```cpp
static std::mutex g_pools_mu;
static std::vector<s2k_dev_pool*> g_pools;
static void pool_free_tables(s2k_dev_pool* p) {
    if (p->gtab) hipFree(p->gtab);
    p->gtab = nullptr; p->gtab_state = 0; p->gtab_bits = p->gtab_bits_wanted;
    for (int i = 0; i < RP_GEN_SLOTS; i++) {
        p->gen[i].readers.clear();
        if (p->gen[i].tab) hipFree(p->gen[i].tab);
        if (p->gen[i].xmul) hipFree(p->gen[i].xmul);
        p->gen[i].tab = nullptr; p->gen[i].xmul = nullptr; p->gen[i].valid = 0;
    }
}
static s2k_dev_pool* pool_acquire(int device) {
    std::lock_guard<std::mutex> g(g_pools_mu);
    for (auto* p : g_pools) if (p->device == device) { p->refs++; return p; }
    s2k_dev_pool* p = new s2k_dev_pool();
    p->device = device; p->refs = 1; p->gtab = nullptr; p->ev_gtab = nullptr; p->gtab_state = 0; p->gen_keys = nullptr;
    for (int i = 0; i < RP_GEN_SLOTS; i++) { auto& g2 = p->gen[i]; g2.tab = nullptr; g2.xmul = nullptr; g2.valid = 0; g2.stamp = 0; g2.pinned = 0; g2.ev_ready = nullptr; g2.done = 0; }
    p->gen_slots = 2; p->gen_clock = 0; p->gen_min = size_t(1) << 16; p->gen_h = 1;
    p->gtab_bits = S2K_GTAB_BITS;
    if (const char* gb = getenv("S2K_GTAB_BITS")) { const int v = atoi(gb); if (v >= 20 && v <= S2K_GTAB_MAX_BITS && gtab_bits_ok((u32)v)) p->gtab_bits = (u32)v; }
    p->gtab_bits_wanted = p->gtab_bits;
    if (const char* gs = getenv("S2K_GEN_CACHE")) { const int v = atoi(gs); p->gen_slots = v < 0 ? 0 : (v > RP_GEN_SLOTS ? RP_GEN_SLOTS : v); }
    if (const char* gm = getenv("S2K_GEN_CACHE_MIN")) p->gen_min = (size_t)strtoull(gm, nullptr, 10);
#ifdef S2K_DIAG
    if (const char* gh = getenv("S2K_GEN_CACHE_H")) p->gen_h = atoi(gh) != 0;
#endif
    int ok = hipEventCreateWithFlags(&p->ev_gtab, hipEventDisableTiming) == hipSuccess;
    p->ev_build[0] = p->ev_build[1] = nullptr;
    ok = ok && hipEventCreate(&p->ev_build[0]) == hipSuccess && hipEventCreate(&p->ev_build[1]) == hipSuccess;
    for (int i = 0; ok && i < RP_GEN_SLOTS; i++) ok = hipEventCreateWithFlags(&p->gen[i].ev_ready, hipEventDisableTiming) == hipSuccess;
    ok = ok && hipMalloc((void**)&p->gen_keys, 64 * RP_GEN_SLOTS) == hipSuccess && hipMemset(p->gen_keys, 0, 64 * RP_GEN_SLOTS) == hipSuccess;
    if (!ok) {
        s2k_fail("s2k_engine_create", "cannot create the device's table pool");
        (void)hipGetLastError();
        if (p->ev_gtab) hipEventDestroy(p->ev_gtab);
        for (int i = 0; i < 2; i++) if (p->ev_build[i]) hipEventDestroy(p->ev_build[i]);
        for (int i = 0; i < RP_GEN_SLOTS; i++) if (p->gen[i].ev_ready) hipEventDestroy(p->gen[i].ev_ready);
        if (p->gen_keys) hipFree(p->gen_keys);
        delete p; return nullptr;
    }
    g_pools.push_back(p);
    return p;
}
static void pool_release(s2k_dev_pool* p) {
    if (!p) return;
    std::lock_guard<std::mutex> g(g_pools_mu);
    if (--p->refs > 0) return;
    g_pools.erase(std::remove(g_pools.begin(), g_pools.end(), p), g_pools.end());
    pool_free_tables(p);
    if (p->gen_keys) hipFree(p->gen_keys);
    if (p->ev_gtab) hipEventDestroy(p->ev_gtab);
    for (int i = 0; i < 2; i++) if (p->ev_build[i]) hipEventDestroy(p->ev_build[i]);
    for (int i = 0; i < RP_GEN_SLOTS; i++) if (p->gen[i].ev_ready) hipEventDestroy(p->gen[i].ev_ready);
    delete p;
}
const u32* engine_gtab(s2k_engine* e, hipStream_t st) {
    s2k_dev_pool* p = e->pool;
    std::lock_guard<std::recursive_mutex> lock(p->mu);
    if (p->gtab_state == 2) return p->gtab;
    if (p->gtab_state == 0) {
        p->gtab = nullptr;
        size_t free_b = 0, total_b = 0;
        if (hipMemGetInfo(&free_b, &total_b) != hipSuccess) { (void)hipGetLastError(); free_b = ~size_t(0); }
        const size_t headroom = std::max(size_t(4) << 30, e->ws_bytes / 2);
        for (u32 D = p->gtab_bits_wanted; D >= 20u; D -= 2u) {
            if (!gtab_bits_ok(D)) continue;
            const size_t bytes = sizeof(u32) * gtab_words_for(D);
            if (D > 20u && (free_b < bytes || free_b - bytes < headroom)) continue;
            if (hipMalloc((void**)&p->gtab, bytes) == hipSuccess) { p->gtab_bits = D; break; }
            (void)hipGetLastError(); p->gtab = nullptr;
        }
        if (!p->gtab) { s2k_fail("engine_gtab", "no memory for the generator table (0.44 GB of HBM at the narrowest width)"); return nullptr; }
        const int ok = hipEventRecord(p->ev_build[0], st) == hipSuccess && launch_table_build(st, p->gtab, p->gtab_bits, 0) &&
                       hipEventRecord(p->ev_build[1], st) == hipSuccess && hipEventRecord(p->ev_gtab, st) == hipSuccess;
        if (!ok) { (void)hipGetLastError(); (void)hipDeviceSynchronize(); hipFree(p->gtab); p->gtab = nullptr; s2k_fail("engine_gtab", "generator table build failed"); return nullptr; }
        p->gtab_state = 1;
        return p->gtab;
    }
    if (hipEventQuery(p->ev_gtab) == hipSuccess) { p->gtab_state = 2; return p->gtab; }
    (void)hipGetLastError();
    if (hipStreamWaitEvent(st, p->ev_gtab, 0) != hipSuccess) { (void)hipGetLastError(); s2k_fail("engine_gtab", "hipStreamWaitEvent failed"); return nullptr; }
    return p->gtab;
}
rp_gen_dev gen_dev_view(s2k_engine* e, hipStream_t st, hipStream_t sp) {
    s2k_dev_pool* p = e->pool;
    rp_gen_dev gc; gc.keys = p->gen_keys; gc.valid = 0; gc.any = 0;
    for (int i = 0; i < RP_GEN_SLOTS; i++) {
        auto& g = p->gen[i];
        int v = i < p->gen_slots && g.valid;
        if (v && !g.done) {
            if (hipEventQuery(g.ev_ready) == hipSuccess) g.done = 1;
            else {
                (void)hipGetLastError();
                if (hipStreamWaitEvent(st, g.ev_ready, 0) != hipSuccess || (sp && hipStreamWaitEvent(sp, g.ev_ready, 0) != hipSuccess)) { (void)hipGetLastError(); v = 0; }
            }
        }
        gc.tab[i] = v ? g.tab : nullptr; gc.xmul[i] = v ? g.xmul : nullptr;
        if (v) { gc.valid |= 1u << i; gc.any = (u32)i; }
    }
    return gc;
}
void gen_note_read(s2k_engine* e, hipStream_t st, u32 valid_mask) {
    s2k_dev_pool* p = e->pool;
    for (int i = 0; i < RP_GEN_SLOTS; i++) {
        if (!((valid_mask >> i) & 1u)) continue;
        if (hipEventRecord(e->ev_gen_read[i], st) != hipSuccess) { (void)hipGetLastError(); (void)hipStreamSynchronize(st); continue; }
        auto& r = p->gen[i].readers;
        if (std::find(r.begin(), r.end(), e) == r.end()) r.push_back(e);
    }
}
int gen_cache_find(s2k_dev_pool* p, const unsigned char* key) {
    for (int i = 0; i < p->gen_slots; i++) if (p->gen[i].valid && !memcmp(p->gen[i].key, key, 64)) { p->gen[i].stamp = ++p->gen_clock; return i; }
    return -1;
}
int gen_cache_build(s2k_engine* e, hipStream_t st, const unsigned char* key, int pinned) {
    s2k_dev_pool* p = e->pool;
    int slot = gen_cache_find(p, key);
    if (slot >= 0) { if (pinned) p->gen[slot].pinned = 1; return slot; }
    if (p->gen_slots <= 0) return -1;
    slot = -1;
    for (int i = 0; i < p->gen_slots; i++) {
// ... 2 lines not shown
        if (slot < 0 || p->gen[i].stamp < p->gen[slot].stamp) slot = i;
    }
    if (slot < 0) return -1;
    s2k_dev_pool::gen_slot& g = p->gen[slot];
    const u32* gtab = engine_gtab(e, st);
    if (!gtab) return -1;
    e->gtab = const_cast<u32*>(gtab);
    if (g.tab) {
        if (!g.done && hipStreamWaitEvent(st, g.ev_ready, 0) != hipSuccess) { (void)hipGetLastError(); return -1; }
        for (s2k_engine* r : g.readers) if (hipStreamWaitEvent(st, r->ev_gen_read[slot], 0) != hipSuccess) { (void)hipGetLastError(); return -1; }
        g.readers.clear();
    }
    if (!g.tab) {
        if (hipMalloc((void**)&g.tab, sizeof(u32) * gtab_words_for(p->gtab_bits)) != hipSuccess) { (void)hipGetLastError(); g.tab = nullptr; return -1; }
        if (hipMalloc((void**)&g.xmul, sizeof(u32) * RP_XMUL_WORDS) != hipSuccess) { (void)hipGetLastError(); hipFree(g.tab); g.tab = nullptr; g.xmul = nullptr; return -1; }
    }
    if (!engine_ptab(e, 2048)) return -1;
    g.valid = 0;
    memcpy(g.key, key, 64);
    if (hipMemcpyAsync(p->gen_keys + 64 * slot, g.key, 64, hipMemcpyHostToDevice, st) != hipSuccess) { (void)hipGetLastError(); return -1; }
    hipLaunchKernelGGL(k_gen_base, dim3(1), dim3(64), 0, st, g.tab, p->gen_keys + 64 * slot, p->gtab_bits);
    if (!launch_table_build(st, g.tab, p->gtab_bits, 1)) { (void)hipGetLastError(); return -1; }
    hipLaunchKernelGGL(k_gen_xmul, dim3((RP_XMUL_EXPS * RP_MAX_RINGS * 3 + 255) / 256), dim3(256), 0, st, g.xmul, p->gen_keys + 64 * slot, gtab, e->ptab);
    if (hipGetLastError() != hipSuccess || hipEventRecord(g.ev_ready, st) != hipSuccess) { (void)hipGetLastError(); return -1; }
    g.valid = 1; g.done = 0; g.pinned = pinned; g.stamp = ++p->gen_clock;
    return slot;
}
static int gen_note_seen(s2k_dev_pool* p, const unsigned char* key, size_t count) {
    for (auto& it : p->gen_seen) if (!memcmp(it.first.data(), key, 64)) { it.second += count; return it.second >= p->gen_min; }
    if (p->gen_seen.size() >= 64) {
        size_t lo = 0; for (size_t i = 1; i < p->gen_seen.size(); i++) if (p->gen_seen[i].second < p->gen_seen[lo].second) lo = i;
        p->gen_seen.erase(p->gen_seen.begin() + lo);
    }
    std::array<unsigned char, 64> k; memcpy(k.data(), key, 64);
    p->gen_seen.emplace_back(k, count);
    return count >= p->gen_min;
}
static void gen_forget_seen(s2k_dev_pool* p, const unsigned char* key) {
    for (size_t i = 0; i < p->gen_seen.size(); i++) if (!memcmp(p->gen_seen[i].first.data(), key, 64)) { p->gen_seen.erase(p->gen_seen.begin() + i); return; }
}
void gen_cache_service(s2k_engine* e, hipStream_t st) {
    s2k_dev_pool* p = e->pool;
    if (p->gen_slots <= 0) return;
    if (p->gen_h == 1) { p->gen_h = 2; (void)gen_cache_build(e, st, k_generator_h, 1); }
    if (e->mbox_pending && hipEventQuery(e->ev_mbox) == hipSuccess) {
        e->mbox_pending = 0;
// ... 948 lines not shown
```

· · ·

▶ **PROBLEM**:
Where a line of the data includes the string "second", list that line.

▶ **YOUR SOLUTION**:
    for (auto& it : p->gen_seen) if (!memcmp(it.first.data(), key, 64)) { it.second += count; return it.second >= p->gen_min; }
        size_t lo = 0; for (size_t i = 1; i < p->gen_seen.size(); i++) if (p->gen_seen[i].second < p->gen_seen[lo].second) lo = i;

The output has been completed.